[Stored data entries]
+    half8 xr[DEPTH][XN];
+    unsigned xok[DEPTH] = {};
+    const half8 zero8 = {0, 0, 0, 0, 0, 0, 0, 0};
+    auto load_x = [&](int set) {
+        const long xbase = ((((long)n * p.Di + qz0) * p.Hi + qy0) * p.Wi + qx0) * p.ld_x;
+        unsigned m = 0;
+#pragma unroll
+        for (int i = 0; i < XN; ++i) {
+            const int idx = i * NT + tid;
+            const int pos = idx / CP, c8 = idx % CP;
+            const int px = pos % TX, py = (pos / TX) % TY, pz = pos / (TX * TY);
+            const bool ok = qz0 + pz < p.Di && qy0 + py < p.Hi && qx0 + px < p.Wi;
+            xr[set][i] = *reinterpret_cast<const half8*>(p.x + (ok ? xbase + ((pz * p.Hi + py) * p.Wi + px) * p.ld_x + c8 * 8 : 0));
+            m |= (ok ? 1u : 0u) << i;
+        }
+        xok[set] = m;
+    };
+    auto store_x = [&](int set) {
+#pragma unroll
+        for (int i = 0; i < XN; ++i) {
+            const int idx = i * NT + tid;
+            const int pos = idx / CP, c8 = idx % CP;
+            const int px = pos % TX, py = (pos / TX) % TY, pz = pos / (TX * TY);
+            *reinterpret_cast<half8*>(xl + (c8 >> 1) * Cfg::XCH + up_xaddr(pz, py, px, c8 & 1)) = ((xok[set] >> i) & 1u) ? xr[set][i] : zero8;
+        }
+    };
+
+    int vr, vx;
+    up_lane_voxel(v, vr, vx);
+    const int wz = wave >> 1, wy = (wave & 1) * 4 + vr;
+    const int lterm = ((wz * PY + wy) * PX + vx) * ROWB + ((hk ^ (wy & 1)) << 4);
+    const int a_lane = v * ROWB + ((hk ^ ((v >> 3) & 1)) << 4);
+    constexpr int RS = 1040;
+    const int skey = (vx >> 1) & 3;
+    const int eox = (lane >> 2) & 15, ec = lane & 3, em = m0 + ec * 8;
+    const int rkey = (eox >> 2) & 3;
+
+    auto do_item = [&](int set, int item) {
+        store_x(set);
+        up_lds_barrier();
+        if (item + DEPTH * step < end) {
+            decode(item + DEPTH * step);
+            load_x(set);
+        }
+        decode(item);
+        const int egx = 2 * qx0 + eox;
+        auto out_ptr = [&](int pz, int rr) -> half8* {
+            const int row = wave * 8 + rr, zl = row >> 4, oyl = row & 15;
+            const int oz = 2 * (qz0 + zl) + pz, oy = 2 * qy0 + oyl;
+            const bool ok = oz < p.Do && oy < p.Ho && egx < p.Wo && em < p.M;
+            return ok ? reinterpret_cast<half8*>(p.y + ((((long)n * p.Do + oz) * p.Ho + oy) * p.Wo + egx) * p.ld_y + em) : nullptr;
+        };
+
+        floatx16 acc[8];
+#pragma unroll
+        for (int c = 0; c < 8; ++c)
+#pragma unroll
+            for (int i = 0; i < 16; ++i) acc[c][i] = 0.f;
+
+#pragma unroll
+        for (int ch = 0; ch < NCH; ++ch) {
+            const half8 fb = *reinterpret_cast<const half8*>(xl + ch * Cfg::XCH + lterm);
+#pragma unroll
+            for (int cls = 0; cls < 8; ++cls) {
+                const half8 fa = *reinterpret_cast<const half8*>(wl + ch * Cfg::WBYTES + cls * MB * ROWB + a_lane);
+                acc[cls] = __builtin_amdgcn_mfma_f32_32x32x16_f16(fa, fb, acc[cls], 0, 0, 0);
+            }
+        }
+        up_lds_barrier();
+
+#pragma unroll
+        for (int pz = 0; pz < 2; ++pz) {
+#pragma unroll
+            for (int c4 = 0; c4 < 4; ++c4) {
+                const int cls = pz * 4 + c4, py = c4 >> 1, px = c4 & 1;
+                char* vb = stg + (wz * 16 + 2 * wy + py) * RS + (2 * vx + px) * 64;
+#pragma unroll
+                for (int qq = 0; qq < 4; ++qq) {
+                    const half4 o = {(half_t)acc[cls][qq * 4 + 0], (half_t)acc[cls][qq * 4 + 1], (half_t)acc[cls][qq * 4 + 2],
+                                     (half_t)acc[cls][qq * 4 + 3]};
+                    *reinterpret_cast<half4*>(vb + (((2 * qq + hk) ^ skey) << 3)) = o;
+                }
+            }
+            up_lds_barrier();
+#pragma unroll
+            for (int rr = 0; rr < 8; ++rr) {
+                const int row = wave * 8 + rr;
+                half8 o = *reinterpret_cast<const half8*>(stg + row * RS + eox * 64 + ((ec ^ (rkey >> 1)) << 4));
+                if (rkey & 1) o = half8{o[4], o[5], o[6], o[7], o[0], o[1], o[2], o[3]};
+                half8* dst = out_ptr(pz, rr);
+                if (dst) *dst = o;
+            }
+            up_lds_barrier();
+        }
+    };
+
+    decode(it);
+    load_x(0);
+    if (DEPTH == 2 && it + step < end) {
+        decode(it + step);
+        load_x(DEPTH - 1);
+    }
+#pragma unroll 1
+    for (; it < end; it += DEPTH * step) {
+        do_item(0, it);
+        if (DEPTH == 2 && it + step < end) do_item(DEPTH - 1, it + step);
+    }
+}
+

● **Exercise instructions**: Could you return exactly the lines above from the line with "(wave & 1) * 4 + vr;" to the line with "DEPTH * step);", both included, and nothing else?

● **Result of the task**:
+    const int wz = wave >> 1, wy = (wave & 1) * 4 + vr;
+    const int lterm = ((wz * PY + wy) * PX + vx) * ROWB + ((hk ^ (wy & 1)) << 4);
+    const int a_lane = v * ROWB + ((hk ^ ((v >> 3) & 1)) << 4);
+    constexpr int RS = 1040;
+    const int skey = (vx >> 1) & 3;
+    const int eox = (lane >> 2) & 15, ec = lane & 3, em = m0 + ec * 8;
+    const int rkey = (eox >> 2) & 3;
+
+    auto do_item = [&](int set, int item) {
+        store_x(set);
+        up_lds_barrier();
+        if (item + DEPTH * step < end) {
+            decode(item + DEPTH * step);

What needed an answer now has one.